When the raven and the rook is rounded together,
And the kid in his clift ſhall accord to the ſame,
They ſhall they be bold, and soon to hail after;
Then ſhall the buck in belling time make a great bear:
It is but wind that waſte, for he is but away:
Then ſhall waken up a war and much woe after:
Then the birds of the raven, rugs and reaves.
And the loſt men of Lothian be luppen on their horſe;
Then ſhall the poor people be ſpoiled full near,
And the Mers ſhall mourn-many days after.
And all the abbies truly that ſtands on Tweed,
And all Lothian ſhall live on their lives after,
They shall burn and ſlay, and great reif make,
There dare no poor man ſay whose man he is.
Then ſhall the land be lawless, for love there is none,
And falſehood ſhall have foot, fully five years,
And truth truly ſhall be tint, and none ſhall truſt other;
The couſin once ſhall not truſt the other,
Nor the ſon the father, nor the father the ſon,
For to have his goods he would have him hanged.

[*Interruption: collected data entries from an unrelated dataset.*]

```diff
-                        const int row = 16 * rt + ce;
-#pragma unroll
-                        for (int st = 0; st < NX; ++st) {
-                            const int col = 4 * st + qe;
-                            const bool ok = row < nrows && (!LOWER || col <= row);
-                            const double av = ok ? Mat[row * ld + col] : 0.0;
-                            acc = qf_mfma16(av, x[st], acc);
-                        }
-#pragma unroll
-                        for (int r = 0; r < 4; ++r) if (4 * rt + r < NY) y[4 * rt + r] = acc[r];
-                    }
-                };
-                const double *vv = cn_s + 4, *Mm = cn_s + 4 + KC, *t0 = Mm + KC * KC, *Nn = t0 + RPAD, *vh0 = Nn + RPAD * KC;
-                double tvd[NT], mt[NT];
-                matvec(t_s, KC, KC, std::integral_constant<int, NT>{}, std::integral_constant<int, NT>{}, std::false_type{}, accw[g], tvd);
-                matvec(Mm, KC, KC, std::integral_constant<int, NT>{}, std::integral_constant<int, NT>{}, std::false_type{}, tvd, mt);
-                double qa = 0.0;
+        double us[NG], lp[NG];
+#pragma unroll
+        for (int g = 0; g < NG; ++g) { us[g] = usq[g]; if (TGT == 0) lp[g] = NAN; }
+        if (TGT != 0) {
+            constexpr int TRr = TR > 0 ? TR : 1, NRT = (NT + 3) / 4, NRR = (TRr + 3) / 4;
+            constexpr bool LR = (TGT == 1 && RPAD > 0);
+            const double *vv = cn_s + 4, *t0 = vv + KC + KC * KC, *vh0 = t0 + RPAD + RPAD * KC, *P1 = vh0 + KC, *P2 = P1 + KC * KC;
+            double aT[NRT][NT], a1[NRT][NT], a2[NRR][NT], aG[NRR][TRr];
+            matvec_ops(t_s, KC, KC, qe, ce, std::false_type{}, aT);
+            matvec_ops(P1, KC, KC, qe, ce, std::false_type{}, a1);
+            if (LR) { matvec_ops(P2, KC, RPAD, qe, ce, std::false_type{}, a2); matvec_ops(g_s, RPAD, RPAD, qe, ce, std::true_type{}, aG); }
+            qf_d4 cT[NG][NRT], c1[NG][NRT], c2[NG][NRR], cG[NG][NRR];
+#pragma unroll
+            for (int g = 0; g < NG; ++g) {
+#pragma unroll
+                for (int rt = 0; rt < NRT; ++rt) { cT[g][rt] = qf_d4{0.0, 0.0, 0.0, 0.0}; c1[g][rt] = qf_d4{0.0, 0.0, 0.0, 0.0}; }
+#pragma unroll
+                for (int rt = 0; rt < NRR; ++rt) { c2[g][rt] = qf_d4{0.0, 0.0, 0.0, 0.0}; cG[g][rt] = qf_d4{0.0, 0.0, 0.0, 0.0}; }
+            }
+#pragma unroll
+            for (int st = 0; st < NT; ++st) {
+#pragma unroll
+                for (int g = 0; g < NG; ++g) {
+#pragma unroll
+                    for (int rt = 0; rt < NRT; ++rt) {
+                        cT[g][rt] = qf_mfma16(aT[rt][st], accw[g][st], cT[g][rt]);
+                        c1[g][rt] = qf_mfma16(a1[rt][st], accw[g][st], c1[g][rt]);
+                    }
+                    if (LR) {
+#pragma unroll
+                        for (int rt = 0; rt < NRR; ++rt) c2[g][rt] = qf_mfma16(a2[rt][st], accw[g][st], c2[g][rt]);
+                    }
+                }
+            }
+            double tt[NG][TRr], qs[NG], qa[NG], corr[NG];
+            if (LR) {
+#pragma unroll
+                for (int g = 0; g < NG; ++g)
+#pragma unroll
+                    for (int T = 0; T < TR; ++T) tt[g][T] = t0[4 * T + qe] + acc4[g][T] - c2[g][T >> 2][T & 3];
+#pragma unroll
+                for (int st = 0; st < TR; ++st)
+#pragma unroll
+                    for (int g = 0; g < NG; ++g)
+#pragma unroll
+                        for (int rt = 0; rt < NRR; ++rt) cG[g][rt] = qf_mfma16(aG[rt][st], tt[g][st], cG[g][rt]);
+            }
+#pragma unroll
+            for (int g = 0; g < NG; ++g) {
+                qs[g] = q12[g]; qa[g] = 0.0; corr[g] = 0.0;
 #pragma unroll
                 for (int T = 0; T < NT; ++T)
-                    qa = fma(tvd[T], mt[T] - 2.0 * (FOLD ? acc3[g][T] - vv[4 * T + qe] : vv[4 * T + qe] + acc3[g][T]), qa);
-                qa = pf_sum_q(qa);
-                const double q1 = cn_s[0] + qs + qa;
+                    qa[g] = fma(cT[g][T >> 2][T & 3], c1[g][T >> 2][T & 3] - 2.0 * (FOLD ? acc3[g][T] - vv[4 * T + qe] : vv[4 * T + qe] + acc3[g][T]), qa[g]);
+            }
+            qf_sum_q_all(us); qf_sum_q_all(qs); qf_sum_q_all(qa);
+#pragma unroll
+            for (int g = 0; g < NG; ++g) {
+                const double q1 = cn_s[0] + qs[g] + qa[g];
                 if (TGT == 1) {
-                    double corr = 0.0;
-                    if (RPAD > 0) {
-                        constexpr int TRr = TR > 0 ? TR : 1;
-                        double nt[TRr], tt[TRr], gg[TRr];
-                        matvec(Nn, KC, RPAD, std::integral_constant<int, NT>{}, std::integral_constant<int, TRr>{}, std::false_type{}, tvd, nt);
-#pragma unroll
-                        for (int T = 0; T < TR; ++T) tt[T] = t0[4 * T + qe] + acc4[g][T] - nt[T];
-                        matvec(g_s, RPAD, RPAD, std::integral_constant<int, TRr>{}, std::integral_constant<int, TRr>{}, std::true_type{}, tt, gg);
-#pragma unroll
-                        for (int T = 0; T < TR; ++T) corr = fma(gg[T], gg[T], corr);
-                        corr = pf_sum_q(corr);
-                    }
-                    lp = A.t_offset - 0.5 * (q1 - corr);
+                    if (LR) {
+#pragma unroll
+                        for (int T = 0; T < TR; ++T) corr[g] = fma(cG[g][T >> 2][T & 3], cG[g][T >> 2][T & 3], corr[g]);
+                    }
+                    lp[g] = q1;
                 } else {
                     const double zh = __shfl(z00[g], ce, 64);
                     double pr = 0.0;
 #pragma unroll
-                    for (int T = 0; T < NT; ++T) pr = fma(vh0[4 * T + qe], tvd[T], pr);
+                    for (int T = 0; T < NT; ++T) pr = fma(vh0[4 * T + qe], cT[g][T >> 2][T & 3], pr);
                     pr = pf_sum_q(pr);
                     const double ta = cn_s[1] + cn_s[2] * (zh - pr), t3 = ta / 3.0;
-                    lp = (t3 * t3 + (double)(d - 1) * ta + q1 * exp(-ta)) / -2.0;
-                }
-            }
-            if (qe == 0 && nl[g] < A.N) {
-                out_lq[nl[g]] = ((double)d * PF_LOG2PI + logdet + us) / -2.0;
-                out_lp[nl[g]] = lp;
+                    lp[g] = (t3 * t3 + (double)(d - 1) * ta + q1 * exp(-ta)) / -2.0;
+                }
+            }
+            if (TGT == 1) {
+                if (LR) qf_sum_q_all(corr);
+#pragma unroll
+                for (int g = 0; g < NG; ++g) lp[g] = A.t_offset - 0.5 * (lp[g] - corr[g]);
+            }
+        } else {
+            qf_sum_q_all(us);
+        }
+#pragma unroll
+        for (int g = 0; g < NG; ++g) {
+            if (active[g] && !pseudo[g] && qe == 0 && nl[g] < A.N) {
+                out_lq[nl[g]] = ((double)d * PF_LOG2PI + logdet + us[g]) / -2.0;
+                out_lp[nl[g]] = lp[g];
             }
         }
 #if QF_PROF
@@ -659,9 +748,10 @@
 #endif
     }
 #if QF_PROF
-    if (g_begin == 0 && (slot & 1023) == 3 && lane == 0)
-        printf("QF_PROF fit %d wave %d (10 ns ticks): prologue %lld blocks %lld epilogue+publish %lld total %lld batches %d\n", slot, wv, qf_tp, qf_tb,
-               qf_te, (long long)(wall_clock64() - qf_t0), nlb);
+    const bool qf_show = role == 0 ? (g_begin == 0 && (slot & 1023) == 3) : (slot == n_whole && g_begin <= QF_WAVES * NG);
+    if (qf_show && lane == 0)
+        printf("QF_PROF fit %d role %d wave %d (10 ns ticks): prologue %lld blocks %lld publish %lld epilogue %lld total %lld batches %d\n", slot, role, wv,
+               qf_tp, qf_tb, qf_tc, qf_te, (long long)(wall_clock64() - qf_t0), nlb);
 #endif
 }
 
```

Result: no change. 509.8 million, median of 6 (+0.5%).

Then ſhall they a counſel call for peace of the Kyth,
To make love among Lords but that ſhall not laſt;
For thoſe barons and batchelors that will not obey,
That will not keep to their cry, nor come to their call.

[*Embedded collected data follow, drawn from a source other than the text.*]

     if constexpr (CLOSE) {
-        if ((int)threadIdx.x < NDT) scp[threadIdx.x] = lean_close_coef(a.lc, sbeta, NDT, (int)threadIdx.x);
+        if ((int)threadIdx.x < NDT) scp[threadIdx.x] = lean_close_coef(slc, sbeta, NDT, (int)threadIdx.x);
         __syncthreads();
     }
-    if (!CLOSE && lb == 0 && (int)threadIdx.x <= NDT) lean_table_row<NDT>(a.lc, sbeta, (int)threadIdx.x);
+    auto book = [&]() {
+        const int u = (int)threadIdx.x;
+        if (lb != a.nlogical - 1) return;
+        if (u == 0) {
+            close_step(a.st, a.it, sg.rr, a.hist, a.hist_cap, CLOSE);
+            if (CLOSE) a.st->closed = 1;
+        }
+        if (!CLOSE && u <= NDT) lean_table_row<NDT>(a.lc, sbeta, u);
+    };
     cplx beta[NDT];
 #pragma unroll
     for (int j = 0; j < NDT; j++) beta[j] = to_sgpr(sbeta[j]);
     double v[4] = {0., 0., 0., 0.};
     int trip = 0;
+    SB_TICK(a, lb, SB_T_STREAM2);
     constexpr bool MERGED = sb_close_merged<NDT, XR, CLOSE>();
     cplx mcp[MERGED ? NDT : 1], mcx[MERGED ? NDT : 1];
     if constexpr (MERGED) {
 #pragma unroll
         for (int j = 0; j < NDT; j++) {
             mcp[j] = to_sgpr(scp[j]);
-            mcx[j] = to_sgpr(a.lc->cx[j]);
+            mcx[j] = to_sgpr(sg.cx[j]);
         }
     }
     auto close_row = [&](int64_t i, cplx dv) {
@@ -168,7 +235,7 @@
 #pragma unroll
         for (int j = 0; j < NDT; j++) {
             cp[j] = to_sgpr(scp[j]);
-            cx[j] = to_sgpr(a.lc->cx[j]);
+            cx[j] = to_sgpr(sg.cx[j]);
         }
         for (int64_t i = i0; i < end; i += stride) {
             cplx pj[NDT];
@@ -214,8 +281,11 @@
     } else {
         for (int64_t i = i0; i < end; i += stride, trip++) (void)build_row(i, trip, make_double2(0., 0.));
     }
+    SB_TICK(a, lb, SB_T_PASS2);
     const double mine = block_sum_owner<4>(v, lds);
     if (threadIdx.x < 4) a.partsA[threadIdx.x * RED_MAX_BLOCKS + lb] = mine;
+    if (!XR) book();
+    if (!XR) SB_TICK(a, lb, SB_T_LAST);
     auto close_last = [&]() {
         if (trip > 0) {
             const int64_t il = i0 + (int64_t)(trip - 1) * stride;
@@ -228,16 +298,19 @@
             const v4i w4 = {__double2loint(mine), __double2hiint(mine), (int)sy.gen, 0};
             __builtin_amdgcn_raw_buffer_store_b128(w4, sy.slots, ((2 * RES_NV + (int)threadIdx.x) * RES_BLK + lb) * 16, 0, RES_SC1);
         }
+        SB_TICK(a, lb, SB_T_PUB2);
         if constexpr (MERGED) close_last();
         const cplx xr0 = i0 < end ? a.x[i0] : make_double2(0., 0.);
+        book();
         if (!res_collect<4>(sy, 2)) {
             res_abort(a.abort_dev, a.abort_host);
             for (int64_t i = i0; i < end; i += stride) a.xr_out[i] = make_double2(__builtin_nan(""), __builtin_nan(""));
             if (threadIdx.x == 0) a.partsR_out[lb] = __builtin_nan("");
             return;
         }
-        if (ends_here) return;
-        const cplx alpha = sb_xr_alpha(sy, a.st, a.lc, a.xr_den_slot, a.xr_slot, lb);
+        SB_TICK(a, lb, SB_T_COL2);
+        if (sg.ends) return;
+        const cplx alpha = sb_xr_alpha(sy);
         double vr[1] = {0.};
         trip = 0;
         for (int64_t i = i0; i < end; i += stride, trip++) {
@@ -245,8 +318,10 @@
             a.xr_out[i] = rn;
             vr[0] += rn.x * rn.x + rn.y * rn.y;
         }
+        if (lb == a.nlogical - 1) sb_xr_book(sy, a.st, a.lc, a.xr_den_slot, a.xr_slot, sb_xr_alpha(sy), (int)threadIdx.x);
         const double tot = block_sum_owner<1>(vr, lds);
         if (threadIdx.x == 0) a.partsR_out[lb] = tot;
+        SB_TICK(a, lb, SB_T_LAST);
     }
 }
 
@@ -274,18 +349,23 @@
 template <int NDT, bool XR, bool CLOSE, bool REALC>
 __global__ void __launch_bounds__(RED_THREADS, 8) step_keep_kernel(StepBuildArgs a) {
     __shared__ double lds[(2 * NDT > 4 ? 2 * NDT : 4) * 17];
-    __shared__ double lds_pw[2 * SB_MAX_ND * 17], lds_ws[2 * SB_MAX_ND * RES_GRP];
+    __shared__ double lds_pw[2 * SB_MAX_ND * 17], lds_ws[(2 * SB_MAX_ND + 1) * RES_GRP];
     __shared__ int gave_up;
-    __shared__ cplx sbeta[NDT], scp[NDT], scx[NDT];
+    __shared__ cplx sbeta[NDT], scp[NDT];
+    __shared__ SbStage<NDT> sg;
+    __shared__ cplx slc_mem[CLOSE ? sizeof(LeanCoef) / sizeof(cplx) : 1];
     extern __shared__ __attribute__((aligned(16))) unsigned char sb_smem[];
     if (a.st->stop_at < a.st->base + a.it) return;
     const int lb = logical_workgroup(a.rm, (int)blockIdx.x, (int)gridDim.x);
     if (lb >= a.nlogical) return;
     cplx *arL = reinterpret_cast<cplx *>(sb_smem);
+    LeanCoef *slc = reinterpret_cast<LeanCoef *>(slc_mem);
     const int tid = (int)threadIdx.x;
     ResSync sy;
     res_sync_init(sy, a.slots, a.gen0, a.nlogical, lb, a.abort_dev, a.spin_limit, lds_pw, lds_ws, &gave_up);
     if (a.test_stall && lb == a.test_stall - 1) return;
+    SB_TICK(a, lb, SB_T_ENTRY);
+    sb_stage_in<NDT, CLOSE>(a, lb, sg, slc);
     int64_t i0, end, stride;
     row_range(a.rm, lb, a.nlogical, a.n, &i0, &end, &stride);
     auto row = [&](int t) -> int64_t { return i0 + (int64_t)t * stride; };
@@ -294,6 +374,7 @@
     for (int t = 0; t < SB_MAX_TRIPS; t++) off[t] = (uint32_t)row(t) * (uint32_t)sizeof(cplx);
     auto at = [&](auto *p, int t) { return sb_elem(p, off[t]); };
     cplx rk[SB_MAX_TRIPS];
+    SB_TICK(a, lb, SB_T_GATHER);
 #pragma unroll
     for (int t = 0; t < SB_MAX_TRIPS; t++) {
         const int64_t i = row(t);
@@ -334,43 +415,52 @@
             sb_wave_pair_to_lds(v, lds, 2 * j);
             __builtin_amdgcn_sched_barrier(0);
         }
-        const double mine = sb_block_owner_from_lds<2 * NDT>(lds);
-        if (tid < 2 * NDT) {
+        SB_TICK(a, lb, SB_T_PASS1);
+        double mine = sb_block_owner_from_lds<2 * NDT>(lds);
+        if (tid == 2 * NDT) mine = a.ride ? sg.rpart : 0.;
+        if (tid <= 2 * NDT) {
             const v4i w4 = {__double2loint(mine), __double2hiint(mine), (int)sy.gen, 0};
             __builtin_amdgcn_raw_buffer_store_b128(w4, sy.slots, ((1 * RES_NV + tid) * RES_BLK + lb) * 16, 0, RES_SC1);
         }
-    }
-    if (!res_collect<2 * NDT>(sy, 1)) {
+        SB_TICK(a, lb, SB_T_PUB1);
+    }
+    if (!res_collect<2 * NDT + 1>(sy, 1)) {
         res_abort(a.abort_dev, a.abort_host);
         for (int64_t i = i0; i < end; i += stride) a.ap_out[i] = make_double2(__builtin_nan(""), __builtin_nan(""));
         if (tid < 4) a.partsA[tid * RED_MAX_BLOCKS + lb] = __builtin_nan("");
         return;
     }
-    bool ends_here = false;
-    if (XR || lb == 0) {
-        double rr[1];
-        fold_partials<1>(a.partsR, a.nblkR, a.strideR, rr, lds);
-        if (lb == 0 && threadIdx.x == 0) {
-            close_step(a.st, a.it, rr[0], a.hist, a.hist_cap, CLOSE);
-            if (CLOSE) a.st->closed = 1;
-        }
-        ends_here = __builtin_amdgcn_readfirstlane(!((rr[0] / a.st->bnorm2) > a.st->tol2)) != 0;
-    }
-    if (tid < NDT) sbeta[tid] = cdiv(make_double2(res_total(sy, 2 * tid), res_total(sy, 2 * tid + 1)), a.den[tid]);
+    SB_TICK(a, lb, SB_T_COL1);
+    if (XR || lb == a.nlogical - 1) {
+        double rr[1] = {0.};
+        if (!a.ride) fold_partials<1>(a.partsR, a.nblkR, a.strideR, rr, lds);
+        if (tid == 64) {
+            if (a.ride) rr[0] = res_total(sy, 2 * NDT);
+            sg.rr = rr[0];
+            sg.ends = !((rr[0] / sg.bnorm2) > sg.tol2);
+        }
+    }
+    if (tid < NDT) sbeta[tid] = cdiv(make_double2(res_total(sy, 2 * tid), res_total(sy, 2 * tid + 1)), sg.den[tid]);
     __syncthreads();
     if constexpr (CLOSE) {
-        if (tid < NDT) {
-            scp[tid] = lean_close_coef(a.lc, sbeta, NDT, tid);
-            scx[tid] = a.lc->cx[tid];
-        }
+        if (tid < NDT) scp[tid] = lean_close_coef(slc, sbeta, NDT, tid);
         __syncthreads();
     }
-    if (!CLOSE && lb == 0 && tid <= NDT) lean_table_row<NDT>(a.lc, sbeta, tid);
+    auto book = [&]() {
+        const int u = tid;
+        if (lb != a.nlogical - 1) return;
+        if (u == 0) {
+            close_step(a.st, a.it, sg.rr, a.hist, a.hist_cap, CLOSE);
+            if (CLOSE) a.st->closed = 1;
+        }
+        if (!CLOSE && u <= NDT) lean_table_row<NDT>(a.lc, sbeta, u);
+    };
     {
         cplx beta[NDT];
 #pragma unroll
         for (int j = 0; j < NDT; j++) beta[j] = to_sgpr(sbeta[j]);
         double v[4] = {0., 0., 0., 0.};
+        SB_TICK(a, lb, SB_T_STREAM2);
 #pragma unroll
         for (int t0 = 0; t0 < SB_MAX_TRIPS; t0 += SB_KEEP_TB) {
             cplx ac[SB_KEEP_TB];
@@ -403,18 +493,20 @@
                 }
             }
         }
+        SB_TICK(a, lb, SB_T_PASS2);
         const double mine = block_sum_owner<4>(v, lds);
         if (tid < 4) a.partsA[tid * RED_MAX_BLOCKS + lb] = mine;
         if (XR && tid < 4) {
             const v4i w4 = {__double2loint(mine), __double2hiint(mine), (int)sy.gen, 0};
             __builtin_amdgcn_raw_buffer_store_b128(w4, sy.slots, ((2 * RES_NV + tid) * RES_BLK + lb) * 16, 0, RES_SC1);
         }
+        SB_TICK(a, lb, XR ? SB_T_PUB2 : SB_T_LAST);
     }
     if constexpr (CLOSE) {
         cplx cx[NDT], cp[NDT];
 #pragma unroll
         for (int j = 0; j < NDT; j++) {
-            cx[j] = to_sgpr(scx[j]);
+            cx[j] = to_sgpr(sg.cx[j]);
             cp[j] = to_sgpr(scp[j]);
         }
 #pragma unroll
@@ -446,7 +538,9 @@
             }
             __builtin_amdgcn_sched_barrier(0);
         }
-    }
+        if (!XR) SB_TICK(a, lb, SB_T_LAST);
+    }
+    book();
     if constexpr (XR) {
         if (!res_collect<4>(sy, 2)) {
             res_abort(a.abort_dev, a.abort_host);
@@ -454,8 +548,9 @@
             if (threadIdx.x == 0) a.partsR_out[lb] = __builtin_nan("");
             return;
         }
-        if (ends_here) return;
-        const cplx alpha = sb_xr_alpha(sy, a.st, a.lc, a.xr_den_slot, a.xr_slot, lb);
+        SB_TICK(a, lb, SB_T_COL2);
+        if (sg.ends) return;
+        const cplx alpha = sb_xr_alpha(sy);
         double vr[1] = {0.};
 #pragma unroll
         for (int t = 0; t < SB_MAX_TRIPS; t++) {
@@ -466,8 +561,10 @@
                 vr[0] += rn.x * rn.x + rn.y * rn.y;
             }
         }
+        if (lb == a.nlogical - 1) sb_xr_book(sy, a.st, a.lc, a.xr_den_slot, a.xr_slot, sb_xr_alpha(sy), tid);
         const double tot = block_sum_owner<1>(vr, lds);
         if (threadIdx.x == 0) a.partsR_out[lb] = tot;
+        SB_TICK(a, lb, SB_T_LAST);
     }
 }
 
@@ -548,7 +645,8 @@
         a.st->rr = nb;
         a.hist[0] = sqrt(nb) / sqrt(nb);
     }
-    const cplx alpha = sb_xr_alpha(sy, a.st, a.lc, a.den0, 0, lb);
+    const cplx alpha = sb_xr_alpha(sy);
+    if (lb == 0) sb_xr_book(sy, a.st, a.lc, a.den0, 0, alpha, (int)threadIdx.x);
     double vr[1] = {0.};
 #pragma unroll
     for (int t = 0; t < SB_MAX_TRIPS; t++) {
@@ -572,6 +670,45 @@
 bool set_stepbuild_keep_all_enabled(bool on) { return g_sb_keep_all.set(on); }
 static int64_t g_stepbuild_launches = 0;
 int64_t stepbuild_launch_count() { return g_stepbuild_launches; }
+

Then ſhall men be marked for their miſdeeds,
That ſhall turn them to tein within awhile after.
When 14 are paſt, and twice three threep is at end,
And over a water he ſhall, fair and ſee for himſelf,
And in a fair foreſt ſhall an ern big.
Many men ſhall loſe their life in the mean time;
For they ſhall pitch a field and fiercely fight;
Upon a broad muir a battle ſhall be.
Beſide a ſtock croſſe that ſtands in the north,
It is covered with dead corpſe and all of a Kythe,
That the crow may not know where the croſſe stood.
The wolf ſhall be watchman and keep many ways.
And ſhall be leil to the lion his own kind Lord,
Holy church is cumbered with the beſt of the Kyth;
With languages that live not by Chriſt, but ſhall not last.
From Balcomy to the Baſſe on the broad ſea,
And from Ireland to the forth ſhall be a fair fight;
Of barges and billingers, and many broad ſail;
With 3 libberties, and the flower de luce fair upon height.